• Aim of the exercise: Among the entries below, take the line with "(APPLY && vec) prefetch(0);" and the line with "b * MT_N + (word & ~15);", and output them and every line between them exactly, with nothing else.

[Source data]
-- Opening Marker --
@@ -182,13 +200,52 @@
     const int blk = c / (MT_N / 8), item = c % (MT_N / 8);
     const int word = 16 * (item >> 1) + 4 * (item & 1);
     const long long seg_to_z = (long long)seg_begin - (long long)offset;
-    const bool vec = ((reinterpret_cast<uintptr_t>(z) & 15) == 0);
+    constexpr int ROUND_WORDS = MT_ROUND * MT_N;
+    const int group0 = blk * MT_N + (word & ~15);
+    const uint32_t position0 = (uint32_t)(seg_to_z + group0) + (word & 15);
+    auto active = [&](int r) {
+      const int group = group0 + r * ROUND_WORDS;
+      return c < MT_ITEMS && group >= lo_rel && group < hi_rel;
+    };
+    auto position = [&](int r) { return position0 + (uint32_t)(r * ROUND_WORDS); };
+    const bool vec = APPLY ? ((reinterpret_cast<uintptr_t>(ap.src) | reinterpret_cast<uintptr_t>(ap.dst)) & 15) == 0
+                           : (reinterpret_cast<uintptr_t>(z) & 15) == 0;
+    auto prefetch = [&](int r) {
+      if (r < rounds && active(r)) {
+        const float* s = ap.src + position(r);
+        float4* d = staged + (r & 1) * 2 * MT_CONSUMERS + c;
+        mt_cp_async16(d, s);
+        mt_cp_async16(d + MT_CONSUMERS, s + 8);
+      }
+      asm volatile("cp.async.commit_group;" ::: "memory");
+    };
+    if (APPLY && vec) prefetch(0);
+    uint32_t e_end = 0;
+    bool noise_on = false;
+    float mu = 0.0f, sd = 0.0f, g = 1.0f;
+    int gm = 0;
     for (int r = 0; r < rounds; ++r) {
+      const bool on = active(r);
+      uint32_t t = 0;
+      if (APPLY) {
+        if (vec) prefetch(r + 1);
+        if (on) {
+          t = position(r);
+          if (t >= e_end) {
+            const uint32_t e = t / ap.elem_words;
+            e_end = (e + 1) * ap.elem_words;
+            noise_on = !ap.keep || ap.keep[e];
+            mu = ap.mean[e];
+            sd = ap.std[e];
+            g = ap.gamma ? ap.gamma[e] : 1.0f;
+            gm = gamma_mode_of(ap.gamma, g);
+          }
+        }
+      }
       if (r & 1) mt_bar_sync<MT_BAR_FULL + 1, MT_THREADS>();
       else mt_bar_sync<MT_BAR_FULL, MT_THREADS>();
-      const int b = r * MT_ROUND + blk;
-      const int group = b * MT_N + (word & ~15);
-      if (c < MT_ITEMS && group >= lo_rel && group < hi_rel) {
+      if (on) {
+        const int b = r * MT_ROUND + blk;
         const uint32_t* x = ring + (b % MT_RING) * MT_N + word;
         const uint4 a = *reinterpret_cast<const uint4*>(x);
         const uint4 s = *reinterpret_cast<const uint4*>(x + 8);
@@ -197,7 +254,25 @@
         mt_box_muller(a.y, s.y, zc.y, zs.y);
         mt_box_muller(a.z, s.z, zc.z, zs.z);
         mt_box_muller(a.w, s.w, zc.w, zs.w);
-        float* zp = z + (seg_to_z + b * MT_N + word);
+        if (APPLY) {
+          float4 va, vb;
+          if (vec) {
+            asm volatile("cp.async.wait_group 1;" ::: "memory");
+            const float4* sp = staged + (r & 1) * 2 * MT_CONSUMERS + c;
+            va = sp[0];
+            vb = sp[MT_CONSUMERS];
+          } else {
+            const float* sp = ap.src + t;
+            va = make_float4(sp[0], sp[1], sp[2], sp[3]);
+            vb = make_float4(sp[8], sp[9], sp[10], sp[11]);
+          }
+          float v[8] = {va.x, va.y, va.z, va.w, vb.x, vb.y, vb.z, vb.w};
+          const float zz[8] = {zc.x, zc.y, zc.z, zc.w, zs.x, zs.y, zs.z, zs.w};
+          noise_gamma(v, zz, noise_on, mu, sd, gm, g);
+          zc = make_float4(v[0], v[1], v[2], v[3]);
+          zs = make_float4(v[4], v[5], v[6], v[7]);
+        }
+        float* zp = (APPLY ? ap.dst : z) + position(r);
         if (vec) {
           *reinterpret_cast<float4*>(zp) = zc;
           *reinterpret_cast<float4*>(zp + 8) = zs;
@@ -225,18 +300,17 @@
   return (size_t)(q_hi + tio_mt::kS1) * MT_N * 4;
 }
 
-extern "C" int tio_randn_mt19937(uint64_t seed, uint64_t offset, uint64_t n, float* z,
-                                 const void* table, void* workspace, size_t workspace_bytes,
-                                 void* stream) {
-  TIO_CHECK_ARG(z && table && workspace, "tio_randn_mt19937: null pointer");
+static int mt_start_states(uint64_t seed, uint64_t offset, uint64_t n, const void* table, void* workspace,
+                           size_t workspace_bytes, cudaStream_t st, const char* who, uint64_t& q_lo,
+                           uint64_t& q_hi) {
+  TIO_CHECK_ARG(table && workspace, "%s: null pointer", who);
   TIO_CHECK_ARG(n >= 16 && (n % 16) == 0 && (offset % 16) == 0,
-                "tio_randn_mt19937: n and offset must be multiples of 16 (n >= 16)");
+                "%s: n and offset must be multiples of 16 (n >= 16)", who);
   const int S2 = tio_mt::kS2, S1 = tio_mt::kS1, stride = tio_mt::kStride;
-  const uint64_t q_lo = offset / MT_L, q_hi = (offset + n + MT_L - 1) / MT_L;
-  TIO_CHECK_ARG(q_hi <= (uint64_t)S1 * S2, "tio_randn_mt19937: stream position beyond %d segments", S1 * S2);
-  TIO_CHECK_ARG(workspace_bytes >= tio_randn_mt19937_workspace_bytes(offset, n),
-                "tio_randn_mt19937: workspace too small");
-  cudaStream_t st = (cudaStream_t)stream;
+  q_lo = offset / MT_L;
+  q_hi = (offset + n + MT_L - 1) / MT_L;
+  TIO_CHECK_ARG(q_hi <= (uint64_t)S1 * S2, "%s: stream position beyond %d segments", who, S1 * S2);
+  TIO_CHECK_ARG(workspace_bytes >= tio_randn_mt19937_workspace_bytes(offset, n), "%s: workspace too small", who);
   uint32_t* states = (uint32_t*)workspace;
   const uint16_t* polys = (const uint16_t*)((const char*)table + tio_mt::kHeaderBytes);
   mt_seed_kernel<<<1, 32, 0, st>>>((uint32_t)seed, states);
-- Closing Marker --
• Answer area:
+    if (APPLY && vec) prefetch(0);
+    uint32_t e_end = 0;
+    bool noise_on = false;
+    float mu = 0.0f, sd = 0.0f, g = 1.0f;
+    int gm = 0;
     for (int r = 0; r < rounds; ++r) {
+      const bool on = active(r);
+      uint32_t t = 0;
+      if (APPLY) {
+        if (vec) prefetch(r + 1);
+        if (on) {
+          t = position(r);
+          if (t >= e_end) {
+            const uint32_t e = t / ap.elem_words;
+            e_end = (e + 1) * ap.elem_words;
+            noise_on = !ap.keep || ap.keep[e];
+            mu = ap.mean[e];
+            sd = ap.std[e];
+            g = ap.gamma ? ap.gamma[e] : 1.0f;
+            gm = gamma_mode_of(ap.gamma, g);
+          }
+        }
+      }
       if (r & 1) mt_bar_sync<MT_BAR_FULL + 1, MT_THREADS>();
       else mt_bar_sync<MT_BAR_FULL, MT_THREADS>();
-      const int b = r * MT_ROUND + blk;
-      const int group = b * MT_N + (word & ~15);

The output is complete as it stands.